Peraturan Daerah dari sektor pajak dan retribusi memberikan kewenangan kepada Daerah dalam penetapan tarif, berdasarkan pertimbangan-pertimbngan tersebut perluasan dalam bidang pajak Daerah semakin ditingkatkan dan diperluas dibeberapa sektor ekonomi masyarakat, mendaerahkan pajak pusat dan menambah jenis pajak baru yaitu Pajak Bumi dan Bangunan Perdesaan dan Perkotaan serta Bea Perolehan Hak Atas Tanah dan Bangunan.


Dalam aturan Undang-Undang Nomor 28 Tahun 2009 Daerah yang telah disahkan dan diundangkan, mengatur perluasan terhadap beberapa jenis pajak yang masuk utntuk daerah, yaitu PBB (Pajak Bumi dan Bangunan) Pedesaan dan Perkotaan, dan Bea Perolehan Hak atas Tanah dan Bangunan, untuk selanjutnya disebut BPHTB, yang sebelumnya merupakan pajak Pemerintah Pusat menjadi pajak Daerah, tujuannya untuk meningkatkan penerimaan daerah dan harapannya dapat menutup seluruh kebutuhan pengeluaran Daerah.


 


2. Rumusan Masalah


Bagaimana analisisa yuridis Pasal 32 Ayat 4 Perda Kota Malang Nomor 15 Tahun 2010 Tentang Penetapan Bea Perolehan Hak Atas Tanah Dan Bangunan ditinjau dari asas kepastian hukum?


 


3. Jawaban


Pasal 32 Ayat 4 Perda Kota Malang Nomor 15 Tahun 2010 Tentang Penetapan Bea Perolehan Hak Atas Tanah Dan Bangunan, menyatakan:


“Apabila ada perbedaan yang signifiknan pada objek pajak antara yang dilaporkan dengan basiis data pajak yang dimiliki oleh pemerintah daerah, maka dilakukan pemeriksaan sederhana lapangan.”

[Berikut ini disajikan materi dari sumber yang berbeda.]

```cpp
#define SL2_HIP(call)                                                                          \
  do {                                                                                         \
    hipError_t _e = (call);                                                                    \
    if (_e != hipSuccess) {                                                                    \
      char _buf[512];                                                                          \
      snprintf(_buf, sizeof(_buf), "%s:%d: %s -> %s", __FILE__, __LINE__, #call, hipGetErrorString(_e)); \
// ... 60 lines not shown
  return cam;
}
#endif

struct KernelTimer {
  std::string name;
  double total_ms = 0.0;
  int64_t launches = 0;
};
struct PendingEvent {
  int timer;
  hipEvent_t start, stop;
};

}

struct sl2_engine : sl2::SeqArrays {
  int device = 0;
  hipStream_t stream = nullptr;
  bool own_stream = false;
  sl2::CameraParams cam;
  sl2_params prm;
  int B = 0;
  int N = 0;
  int ld = 0;
  int nsel_max = 0;
  int mld = 0;
  int nblk_max = 0;
  long long steps_done = 0;
  int chol_variant = 1;
  void* chol_trace = nullptr;
  int build_variant = 1;
  int fwd_variant = 1;
  int ppos = 0;
  int kpart = 1;
  int pcap = 128;
  double* score_map = nullptr;
  int* me_big_list = nullptr;
  int* me_big_count = nullptr;
  bool mapping_used = false;
  int* init_uv = nullptr;
  struct StepGraph { const void* frames; size_t stride; sl2::StepPlan plan; hipGraphExec_t exec; };
  bool graph_mode = false;
  std::vector<StepGraph> step_graphs;
  long long graph_captures = 0;
  int build_split = 0;
  int score_threads = 0;
  int no_ksplit = 0;
  int panel_from = 16;
  int group_from = sl2::kFwdLdsMaxBlocks;
  int fwd_group = 8;
  int chol_panel = 8;
  int build_ahead = 1;
  int build_lds_min = 0;
  int search_lds_pad = 0;
  int search_chunk = 0;
  int search_variant = 1;
  int* slots_max_dev = nullptr;
  unsigned long long* slots_mail = nullptr;
  unsigned long long* slots_mail_dev = nullptr;
  unsigned long long* parts_mail = nullptr;
  unsigned long long* parts_mail_dev = nullptr;
  int place_candidates = 0;
  float place_syrk_ms[2] = {0, 0};
  float place_kept_ms[4] = {0, 0, 0, 0};
  float place_worst_ms[3] = {0, 0, 0};
  long long parts_block_step = -1;
  int slots_exact = 0;
  long long slots_exact_step = 0;
  int step_fusion = 1;
  int search_split = sl2::kSrchSplitDefault;
  int* srch_big = nullptr;
  std::vector<sl2_camera> cams_host;
  void* stats_host = nullptr;
  void* stats_host_dev = nullptr;

  void* snap_stage = nullptr;
  void* snap_host = nullptr;
  void* snap_host_dev = nullptr;
  size_t snap_cap = 0;
  unsigned long long snap_ticket = 0;
  void* snapb_stage = nullptr;
  size_t snapb_stage_bytes = 0;
  void* snapb_aux = nullptr;
  void* snapb_aux_host = nullptr;
  void* ovl_lists = nullptr;
  size_t ovl_lists_bytes = 0;
  void* ovl_images = nullptr;
  size_t ovl_images_bytes = 0;
  void* acc_dev = nullptr;
  size_t acc_dev_bytes = 0;
  void* acc_host = nullptr;
  size_t acc_host_bytes = 0;
  void* ckpt_stage = nullptr;
  size_t ckpt_stage_bytes = 0;
  hipEvent_t ckpt_event = nullptr;

  uint8_t* frames_buf = nullptr;
  const uint8_t* cur_frames = nullptr;
  size_t cur_stride = 0;

  bool profiling = false;
  int profile_level = 2;
  std::string profile_focus;
  std::vector<sl2::KernelTimer> timers;
  std::vector<sl2::PendingEvent> pending;
  std::vector<hipEvent_t> event_pool;

  sl2_engine* root = nullptr;
  std::vector<sl2_engine*> groups;
  int group_first = 0;
  hipEvent_t fork_event = nullptr;

  int timer_id(const char* name);
  void prof_begin(int id, hipStream_t st);
  void prof_end(hipStream_t st);
  int fold_events();
  int sync_all();
};

namespace sl2 {

inline const SeqArrays& seq_arrays(const sl2_engine* e) { return *e; }

struct LaunchScope {
  sl2_engine* e;
  bool on;
  size_t slot = 0;
  static bool wanted(const sl2_engine* r, const char* name, bool major) {
    if (!r->profiling) return false;
    if (r->profile_level >= 2) return true;
    if (!major) return false;
    if (r->profile_focus.empty()) return true;
    return r->profile_focus.find(std::string(",") + name + ",") != std::string::npos;
  }
  LaunchScope(sl2_engine* eng, const char* name, bool major = false) : e(eng), on(wanted(eng->root, name, major)) {
    if (on) { e->root->prof_begin(e->root->timer_id(name), e->stream); slot = e->root->pending.size() - 1; }
  }
  ~LaunchScope() {
    if (on) hipEventRecord(e->root->pending[slot].stop, e->stream);
  }
};

int launch_predict(sl2_engine* e);
int launch_feature_prediction(sl2_engine* e);
int launch_select(sl2_engine* e, int n);
int launch_search(sl2_engine* e);
int launch_search_kernel(sl2_engine* e);
int launch_search_score(sl2_engine* e);
int launch_small_front(sl2_engine* e, int n);
int launch_small_back(sl2_engine* e, int save_trajectory, int panel_w);
int launch_update(sl2_engine* e);
constexpr int kNoProductForm = -1;
int launch_build(sl2_engine* e, const UpdatePlan& p);
int launch_factor(sl2_engine* e, const UpdatePlan& p);
int launch_substitute(sl2_engine* e, const UpdatePlan& p);
int launch_product(sl2_engine* e);
int launch_panel_solve(sl2_engine* e, int pb, int p0, int c0, int ntile, int nb);
int launch_syrk_on(sl2_engine* e, const double* Vt, double* P);
UpdateShape update_shape(const sl2_engine* e);
int launch_build_two_pass(sl2_engine* e, int threads);
int launch_chol_per_block(sl2_engine* e);
int launch_fwdsub_reread(sl2_engine* e);
int launch_finalize(sl2_engine* e, int save_trajectory);
int launch_mapping(sl2_engine* e, const TailPlan& tp);
int launch_manual_init(sl2_engine* e, const int* d_uv);
int launch_auto_init(sl2_engine* e);
int launch_compact_slots(sl2_engine* e, int need, bool honour_mask = false);
int checkpoint_refresh_slots(sl2_engine* e);
int checkpoint_drop_graphs(sl2_engine* e);
int checkpoint_enable_mapping(sl2_engine* e);
void release_checkpoint_staging(sl2_engine* e);
int write_grey_image(const char* path, const uint8_t* px, int w, int h);

}
```

### scenelib2_amd/csrc/sl2_engine.hip

```cpp
#include "sl2_common.hpp"
#include "sl2_mapmath.hpp"

#include <mutex>

namespace sl2 {

static thread_local std::string g_err;
void set_error(const std::string& s) { g_err = s; }


__global__ void k_add_features(double* __restrict__ x, double* __restrict__ xp_org, uint8_t* __restrict__ patch,
                               int* __restrict__ patch_sums, int* __restrict__ f_flags, int* __restrict__ n_slots,
                               int* __restrict__ attempted, int* __restrict__ successful, int* __restrict__ f_label,
                               int* __restrict__ next_label, const double* __restrict__ y_in,
                               const double* __restrict__ xp_in, const uint8_t* __restrict__ patch_in, int seq0, int nfeat,
                               int N, int ld) {
  const int s = blockIdx.x, b = seq0 + s;
  const int base = n_slots[b];
  const int base_label = next_label[b];
  for (int f = threadIdx.x; f < nfeat; f += blockDim.x) {
    const int slot = base + f;
    const size_t fi = (size_t)b * N + slot;
    const size_t src = (size_t)s * nfeat + f;
    for (int k = 0; k < 3; ++k) x[(size_t)b * ld + 13 + 3 * slot + k] = y_in[src * 3 + k];
// ... 1265 lines not shown
  return write_grey_image(path, patch, SL2_PATCH_SIZE, SL2_PATCH_SIZE);
}
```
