template <int PASS>
__global__ __launch_bounds__(WG) __attribute__((amdgpu_waves_per_eu(PASS == 1 ? 4 : 5))) void classify_kernel(AlignArgs a, uint8_t *cls, unsigned long long *stats) {
    __shared__ unsigned long long s_stat[WAVES][N_ALIGN_STATS];
    constexpr int CMP_WORDS = PASS == 1 ? 64 * (BLOCK_MAX / 32) : 1;
    __shared__ uint32_t s_mm[WAVES][CMP_WORDS], s_up[WAVES][CMP_WORDS], s_dn[WAVES][CMP_WORDS];
    __shared__ uint64_t s_qa[WAVES][PASS == 1 ? 64 : 1], s_ta[WAVES][PASS == 1 ? 64 : 1];
    __shared__ uint32_t s_geo[WAVES][PASS == 1 ? 64 : 1], s_amb[WAVES][2];
    const int lane = threadIdx.x & 63;
    const size_t tid = blockIdx.x * (size_t)blockDim.x + threadIdx.x;
    const size_t n_thr = (size_t)gridDim.x * blockDim.x;
    uint32_t chunk_off = 0, chunk_left = 0;
    uint32_t st[N_ALIGN_STATS] = {};
    const size_t n_units = PASS == 1 ? a.n_tasks : (size_t)*a.defer_count;
    const size_t rounds = (n_units + n_thr - 1) / n_thr;
    TaskRef ref_n{0, 0};
    uint32_t ti_n = 0;
    if (PASS == 1) { if (tid < n_units) ref_n = a.geom.ref[tid]; }
    else if (tid < n_units) ti_n = a.defer_list[tid];
    for (size_t r = 0; r < rounds; ++r) {
        const size_t u = r * n_thr + tid;
        bool live = u < n_units;
        const size_t ti = PASS == 1 || !live ? u : (size_t)ti_n;
        TaskRef ref = ref_n;
        if (PASS == 2 && live) ref = a.geom.ref[ti];
        {
            const size_t un = u + n_thr;
            if (PASS == 1) { if (un < n_units) ref_n = a.geom.ref[un]; }
            else if (un < n_units) ti_n = a.defer_list[un];
        }
        Task tk{};
        bool held = false;
        bool bare = false;
        if (live) {
            const uint32_t pc = ref.pk & 0x3fffffffu, kind = ref.pk >> 30;
            const PieceGeom pg = a.geom.pg[pc];
            held = PASS == 1 && kind != 0 && pg.stub_cand != 0;
            bare = a.cls_bare != nullptr && pg.stub_cand != 0;
            const FixPt f0 = a.geom.fps[ref.fp];
            FixPt f1{0, 0};
            if (kind == 0) f1 = a.geom.fps[ref.fp + 1];
            tk = build_task(pg, pc, kind, f0, f1, a.ext_max);
        }
        const int m = tk.m, n = tk.n;
        uint8_t c = 2;
        bool try_fast = false;
        if (live) {
            if (m <= 0 || n <= 0 || held) c = 0;
            else if ((tk.kind & 3) == 0) {
                if (m > BLOCK_MAX || n > BLOCK_MAX)
                    c = (n > m ? n - m : m - n) <= HALF_DELTA ? CLS_LONG32 : CLS_LONG;
                else { c = tk.narrow ? (m <= NR_SHORT ? 1 : 3) : 2; try_fast = (m == n); }
            } else if ((m < n - tk.dlo ? m : n - tk.dlo) > EXT_MAX) { c = CLS_LONG32; tk.dlo = (int16_t)(-(HALF_W / 2 - 1)); }
            else if (a.ext_all_long) c = CLS_LONG;
            if (c == 2 && (m < n - tk.dlo ? m : n - tk.dlo) <= WIDE_SHORT) c = 4;
        }
        if (PASS == 1 && live) {
            const bool defer = c != 0 && a.kmax >= 0 && ((tk.kind & 3) != 0 || (m != n && c != CLS_LONG && c != CLS_LONG32));
            a.defer_flag[ti] = defer ? 1 : 0;
            if (defer) { live = false; try_fast = false; }
        }
        int k = 0, mpos[3] = {0, 0, 0}, last_x = -1;
        bool ambig = false, shift_ok = false;
        if constexpr (PASS == 1) {
            const int wv = threadIdx.x >> 6;
            bool flagged = false;
            if (try_fast && a.qpacked)
                flagged = window_flagged(a.qnflag, (long long)tk.qa, (tk.kind & TASK_REV) != 0, m) || window_flagged(a.tnflag, (long long)tk.ta, false, m);
            const bool use_packed = a.qpacked != nullptr && __ballot(flagged) == 0;
            uint32_t *mm = s_mm[wv], *mup = s_up[wv], *mdn = s_dn[wv];
            const uint32_t nch = try_fast ? (uint32_t)(m + 31) >> 5 : 0u;
            const uint32_t incl = wave_prefix_sum_incl_dpp(nch), tot = (uint32_t)__builtin_amdgcn_readlane((int)incl, 63);
            const uint32_t st0 = incl - nch;
            if (lane < 2) s_amb[wv][lane] = 0;
            s_qa[wv][lane] = tk.qa; s_ta[wv][lane] = tk.ta;
            auto compare = [&](auto packed_form) {
                constexpr bool PK = decltype(packed_form)::value;
                constexpr int PB = PK ? 32 : 8, PW = 32 / PB;
                constexpr uint32_t FIRST = PK ? 3u : 0xffu;
                using piece_t = std::conditional_t<PK, uint32_t, uint8_t>;
                piece_t *own = (piece_t *)mm, *pm = (piece_t *)mm, *pup = (piece_t *)mup, *pdn = (piece_t *)mdn;
                const uint32_t ptot = tot * PW, pst0 = st0 * PW;
                auto window = [&](bool query, int o, bool rv, int x) {
                    if constexpr (PK) return query ? load_window32p(a.qpacked, (long long)s_qa[wv][o], rv, rv, x) : load_window32p(a.tpacked, (long long)s_ta[wv][o], false, false, x);
                    else return query ? load_window8p(a.qcodes, (long long)s_qa[wv][o], rv, rv, x) : load_window8p(a.tcodes, (long long)s_ta[wv][o], false, false, x);
                };
                for (uint32_t c = (uint32_t)lane; c < ptot; c += 64) own[c] = 0;
                s_geo[wv][lane] = pst0 | (uint32_t)m << 16 | ((tk.kind & TASK_REV) ? 0x80000000u : 0u);
                __builtin_amdgcn_s_waitcnt(0xc07f);
                __builtin_amdgcn_wave_barrier();
                if (nch) own[pst0] = (piece_t)lane;
                __builtin_amdgcn_s_waitcnt(0xc07f);
                __builtin_amdgcn_wave_barrier();
// ... 312 lines not shown
        if (bare) nr = 0;
        uint32_t wave_total;
        const uint32_t mine = wave_excl_sum_u32(nr, lane, wave_total);
        uint32_t base = 0;
        bool ok = true;
        if (wave_total) {
            if (lane == 0) base = pool_take(a, wave_total, chunk_off, chunk_left, ok);
            base = (uint32_t)__shfl((int)base, 0, 64);
            ok = __shfl((int)ok, 0, 64) != 0;
        }
        if (fast) {
            if (ok) for (uint32_t q = 0; q < nr; ++q) a.runs[base + mine + q] = runs[q];
            const bool ext = (tk.kind & 3) != 0;
            const int L = ext_take >= 0 ? ext_take : (m < n ? m : n);
            a.out[ti] = TaskOut{fast_score, ext ? L : m, ext ? L : n, base + mine, ok ? nr : 0, (nr ? end_codes(runs[0], runs[nr - 1]) : 0u) | ext_flag};
        } else if (live && c == 0) {
            a.out[ti] = TaskOut{0, 0, 0, 0, 0, 0};
        }
        int m_dp = m;
        if (live && !fast && (c == 1 || c == 3) && a.kmax >= 0 && last_x >= 0 && a.trim_ok && !a.ungapped) {
            const int mn = m < n ? m : n;
            int T = mn - 1 - last_x;
            T = T < mn - 1 ? T : mn - 1;
            if (T > 0) {
                tk.m = (int16_t)(m - T); tk.n = (int16_t)(n - T); tk.trim = (int16_t)T;
                m_dp = m - T;
                c = m_dp <= NR_SHORT ? 1 : 3;
            }
        }
        if (live) {
            if (a.ungapped && c != 0) c = CLS_UNGAPPED;
            cls[ti] = bare ? 0 : c;
            if (a.cls_bare) a.cls_bare[ti] = bare ? c : 0;
            if (c != 0) a.tasks[ti] = tk;
            if (held) ++st[ST_STUB_EXT];
            else if (m > 0 && n > 0) {
                const uint32_t bases = (uint32_t)(m + n);
                st[ST_BASES] += bases;
                if ((tk.kind & 3) == 0 && m == n) st[ST_BASES_SQUARE] += bases;
                if (c == 0) ++st[ST_FAST];
                else {
                    ++st[ST_DP];
                    if (c == CLS_LONG || c == CLS_LONG32) { ++st[ST_LONG]; st[ST_BASES_LONG] += bases; st[ST_DP_ROWS] += (uint32_t)(m < n - tk.dlo ? m : n - tk.dlo); }
                    else if (c == 2 || c == 4) { st[ST_BASES_WIDE] += bases; st[ST_DP_ROWS] += (uint32_t)(m < n - tk.dlo ? m : n - tk.dlo); }
                    else { st[ST_BASES_NARROW] += bases; st[ST_DP_ROWS] += (uint32_t)m_dp; if (c == 1 && m_dp < NR_SMALL && !bare) ++st[ST_NARROW_SMALL]; }
                }
            }
        }
    }
#pragma unroll
    for (int k = 0; k < N_ALIGN_STATS; ++k) {
        unsigned long long v = st[k];
#pragma unroll
        for (int o = 32; o > 0; o >>= 1) v += __shfl_xor(v, o, 64);
        if (lane == 0) s_stat[threadIdx.x >> 6][k] = v;
    }
    __syncthreads();
    if (threadIdx.x < N_ALIGN_STATS) {
        unsigned long long v = 0;
        for (int w = 0; w < WAVES; ++w) v += s_stat[w][threadIdx.x];
        if (v) atomicAdd(&stats[threadIdx.x], v);
    }
}
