# siyi-wind/MDViT

Hardware: AMD Instinct MI355X
Metric: 512x512 images/sec MDViT train step (fwd+bwd, two-sweep, AdamW) (higher is better)
Workload: dtype bf16x3 (fp32 storage; GEMM operands split hi+lo bf16, fp32 accumulate); 1 GPU; MDViT Sup+MLPFM train step, 4 domain(s) x bs=4 per GPU, 512x512, drop_rate=0.1 drop_path=0.1, bf16x3 GEMMs, data-parallel x1

## Files before the change

### include/mdvit_hip.h

```cpp
#ifndef MDVIT_HIP_H
#define MDVIT_HIP_H

#include <stddef.h>
#include <stdint.h>

#ifdef __cplusplus
extern "C" {
#endif

#define MDVIT_ABI_VERSION 1

enum {
    MDVIT_OK = 0,
    MDVIT_E_SHAPE = 1,
    MDVIT_E_DTYPE = 2,
    MDVIT_E_ALIGN = 3,
    MDVIT_E_WORKSPACE = 4,
    MDVIT_E_HIP = 5
};

enum { MDVIT_EPI_NONE = 0, MDVIT_EPI_GELU_DUAL = 1, MDVIT_EPI_DGELU = 2 };
enum { MDVIT_ACT_NONE = 0, MDVIT_ACT_HSWISH = 1, MDVIT_ACT_RELU = 2 };

const char* mdvit_last_error(void);
// ... 182 lines not shown
int mdvit_layernorm_fwd(const float* x, const float* gamma, const float* beta, float* y, float* mean, float* rstd,
                        int32_t M, int32_t C, int32_t groups, float eps, void* stream);
int mdvit_layernorm_bwd(const float* dy, const float* x, const float* gamma, const float* mean, const float* rstd,
                        const float* add, float* dx, float* dgamma, float* dbeta, void* ws , size_t ws_bytes,
                        int32_t M, int32_t C, int32_t groups, void* stream);
int mdvit_layernorm_bwd_masked(const float* dy, const float* x, const float* gamma, const float* mean, const float* rstd, const float* add, float* dx,
                               float* dx_masked, float* dgamma, float* dbeta, void* ws, size_t ws_bytes, int32_t M, int32_t C, int32_t groups,
                               float drop_p, uint32_t key0, uint32_t key1, const float* rowscale, int32_t rows_per_scale, const uint32_t* seed, void* stream);

int mdvit_dwconv3x3_fwd(const float* x, const float* w, const float* bias, float* y,
                        int32_t B, int32_t Hi, int32_t Wi, int32_t C, int32_t stride, int32_t add_input, void* stream);
int mdvit_dwconv3x3_bwd(const float* dy, const float* x, const float* w, float* dx, float* dw, float* dbias,
                        void* ws , size_t ws_bytes,
                        int32_t B, int32_t Hi, int32_t Wi, int32_t C, int32_t stride, int32_t add_input,
                        int32_t accumulate , void* stream);
int mdvit_gconv2_3x3_fwd(const float* skip, const float* up, const float* w, float* y,
                         int32_t B, int32_t H, int32_t W, int32_t C, void* stream);
int mdvit_gconv2_3x3_bwd(const float* dy, const float* skip, const float* up, const float* w,
                         float* dskip, float* dup, float* dw, void* ws , size_t ws_bytes,
                         int32_t B, int32_t H, int32_t W, int32_t C, int32_t accumulate , void* stream);
int mdvit_im2col3x3(const float* x, float* col, int32_t B, int32_t Hi, int32_t Wi, int32_t Cin, int32_t stride, int32_t dilation, void* stream);
int mdvit_col2im3x3(const float* dcol, float* dx, int32_t B, int32_t Hi, int32_t Wi, int32_t Cin, int32_t stride, int32_t dilation, void* stream);
int mdvit_dropout_f32(const float* x, float* y, int64_t n, float p, uint32_t key0, uint32_t key1, const uint32_t* drop_seed, void* stream);
int mdvit_stemconv_fwd(const float* img, const float* w, float* y, int32_t B, int32_t H, int32_t W, int32_t Cin, int32_t Cout, void* stream);
int mdvit_stemconv_wgrad(const float* img, const float* dy, float* dw, void* ws , size_t ws_bytes,
                         int32_t B, int32_t H, int32_t W, int32_t Cin, int32_t Cout, int32_t accumulate , void* stream);
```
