@@ -1204,7 +1199,7 @@
     unsigned int *tops = c->d_tops;
 
     HIPCHK(c->chain_picks.ensure(c->cap_seeds + 16)); HIPCHK(c->chain_todo.ensure((size_t)n_units + 16));
-    k_chain_heavy<<<c->n_cu * c->env_chain_bpc, 64, 0, c->stream>>>(c->ix, c->pr, n_units, paired, c->rlen.p, c->seed_off.p, c->seeds.p, c->cands.p, c->ncand.p,
+    k_chain_heavy<<<c->n_cu * c->env_chain_bpc, 64, 0, c->stream>>>(c->ix, c->pr, n_units, paired, c->rlen.p, c->hits.p, H, c->seed_off.p, c->seeds.p, c->cands.p, c->ncand.p,
                                                      c->heavy.p, tops + TOP_HEAVY_UNITS, c->chain_picks.p, c->chain_todo.p, c->d_ctr, c->d_err);
     k_chain_rules<<<c->n_cu * 4, 64, 0, c->stream>>>(paired, c->seed_off.p, c->cands.p, c->ncand.p, c->heavy.p, tops + TOP_HEAVY_UNITS, c->chain_picks.p, c->chain_todo.p, c->d_err);
     HIPCHK(hipGetLastError());
@@ -1231,7 +1226,7 @@
     const bool packed_pair = c->enc_ready;
     auto launch_pair = [&](auto kernel) {
         kernel<<<(unsigned)((n_units + PU_THREADS - 1) / PU_THREADS), PU_THREADS, 0, c->stream>>>(
-            c->ix, c->pr, n_units, paired, try_fast, (c->want_full || !c->want_compact) ? 0 : 2, c->seq.p, c->seq_off.p, c->enc.p, W2p, c->rlen.p, c->seed_off.p, c->seeds.p, c->cands.p, c->ncand.p, c->rep_off.p,
+            c->ix, c->pr, n_units, paired, try_fast, (c->want_full || !c->want_compact) ? 0 : 2, c->seq.p, c->seq_off.p, c->enc.p, W2p, c->rlen.p, c->hits.p, H, c->seed_off.p, c->seeds.p, c->cands.p, c->ncand.p, c->rep_off.p,
             c->slow_units.p, c->reads_out.p, c->reports.p, c->cigfinal.p, (uint32_t)c->cap_rep, (uint32_t)c->cap_cig, ts_pair, c->d_sizes, tops + TOP_CIG, c->d_ctr, c->d_err, co);
     };
     if (packed_pair) launch_pair(k_pair<true>); else launch_pair(k_pair<false>);
@@ -1832,11 +1827,11 @@
         HIPCHK(c->ncand.ensure(n)); HIPCHK(c->rep_off.ensure((size_t)n + 1)); HIPCHK(c->reads_out.ensure(n));
         HIPCHK(c->heavy.ensure((size_t)n + 16)); HIPCHK(c->slow_units.ensure((size_t)n + 16)); HIPCHK(c->reports.ensure(16)); HIPCHK(c->cigfinal.ensure(16));
         HIPCHK(c->chain_picks.ensure(c->cap_seeds + 16)); HIPCHK(c->chain_todo.ensure((size_t)n + 16));
-        k_chain_heavy<<<c->n_cu * 4, 64, 0, c->stream>>>(c->ix, c->pr, n, 0, c->rlen.p, c->seed_off.p, c->seeds.p, c->cands.p, c->ncand.p, c->heavy.p, c->d_tops + TOP_HEAVY_UNITS, c->chain_picks.p, c->chain_todo.p, c->d_ctr, c->d_err);
+        k_chain_heavy<<<c->n_cu * 4, 64, 0, c->stream>>>(c->ix, c->pr, n, 0, c->rlen.p, c->hits.p, H, c->seed_off.p, c->seeds.p, c->cands.p, c->ncand.p, c->heavy.p, c->d_tops + TOP_HEAVY_UNITS, c->chain_picks.p, c->chain_todo.p, c->d_ctr, c->d_err);
         k_chain_rules<<<c->n_cu * 4, 64, 0, c->stream>>>(0, c->seed_off.p, c->cands.p, c->ncand.p, c->heavy.p, c->d_tops + TOP_HEAVY_UNITS, c->chain_picks.p, c->chain_todo.p, c->d_err);
         const TileScan ts = make_tile_scan(c, scan_tiles_seed(n), c->d_tops + TOP_TICKET_PAIR, 2);
         k_pair<false><<<(unsigned)((n + PU_THREADS - 1) / PU_THREADS), PU_THREADS, 0, c->stream>>>(
-            c->ix, c->pr, n, 0, 0, 1, c->seq.p, c->seq_off.p, c->enc.p, 1, c->rlen.p, c->seed_off.p, c->seeds.p, c->cands.p, c->ncand.p, c->rep_off.p,
+            c->ix, c->pr, n, 0, 0, 1, c->seq.p, c->seq_off.p, c->enc.p, 1, c->rlen.p, c->hits.p, H, c->seed_off.p, c->seeds.p, c->cands.p, c->ncand.p, c->rep_off.p,
             c->slow_units.p, c->reads_out.p, c->reports.p, c->cigfinal.p, 0xFFFFFFFFu, 0xFFFFFFFFu, ts, c->d_sizes, c->d_tops + TOP_CIG, c->d_ctr, c->d_err, CompactOut{nullptr, nullptr, nullptr, nullptr});
         HIPCHK(hipGetLastError());
         k_batch_end<<<1, 256, 0, c->stream>>>(c->d_sizes, c->d_err, c->d_tops, c->d_ctr, c->h_tail);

Ketentuan Pasal 32 Ayat 4 Perda Kota Malang Nomor 15 Tahun 2010 Tentang Penetapan Bea Perolehan Hak Atas Tanah Dan Bangunan di atas sesungguhnya terdapat kekosongan hukum, arti makna “perbedaan signifikan” tidak dijelaskan dalam bab penjelasan Perda tersebut. Tentu saja hal ini mengakibatkan hukum menjadi tidak pasti.


Kepastian hukum adalah suatu kondisi atau keadaan yang muncul karena suatu peraturan yang telah dibuat dan disusun kemudian diundangkan secara pasti untuk mengatur secara jelas dan logis. Pengertian Jelas tidak adanya kekaburan norma atau keraguan (multitafsir) dan pengertian Logis yaitu suatu sistem norma dengan norma lain sehingga tidak berbenturan atau menimbulkan konflik norma. Kepastian hukum menunjuk kepada pemberlakuan hukum yang jelas, tetap, konsisten dan konsekuen, yang pelaksanaannya tidak dapat dipengaruhi oleh keadaan-keadaan yang sifatnya subjektif.


Hukum yang pasti adalah hukum yang tidak bertentangan atau berbenturan dengan norma lainnya, atau tidak kabur atau tidak kosong. Dalam menegakkan hukum ada tiga unsur yang harus diperhatikan, yaitu: kepastian hukum, kemanfaatan dan keadilan. Ketiga unsur tersebut harus ada kompromi, harus mendapat perhatian secara proporsional seimbang. Tetapi dalam praktek tidak selalu mudah mengusahakan kompromi secara proporsional seimbang antara ketiga unsur tersebut. Tanpa kepastian hukum orang tidak tahu apa yang harus diperbuatnya dan akhirnya timbul keresahan. Tetapi terlalu menitikberatkan pada kepastian hukum, terlalu ketat mentaati peraturan hukum akibatnya kaku dan akan menimbulkan rasa tidak adil.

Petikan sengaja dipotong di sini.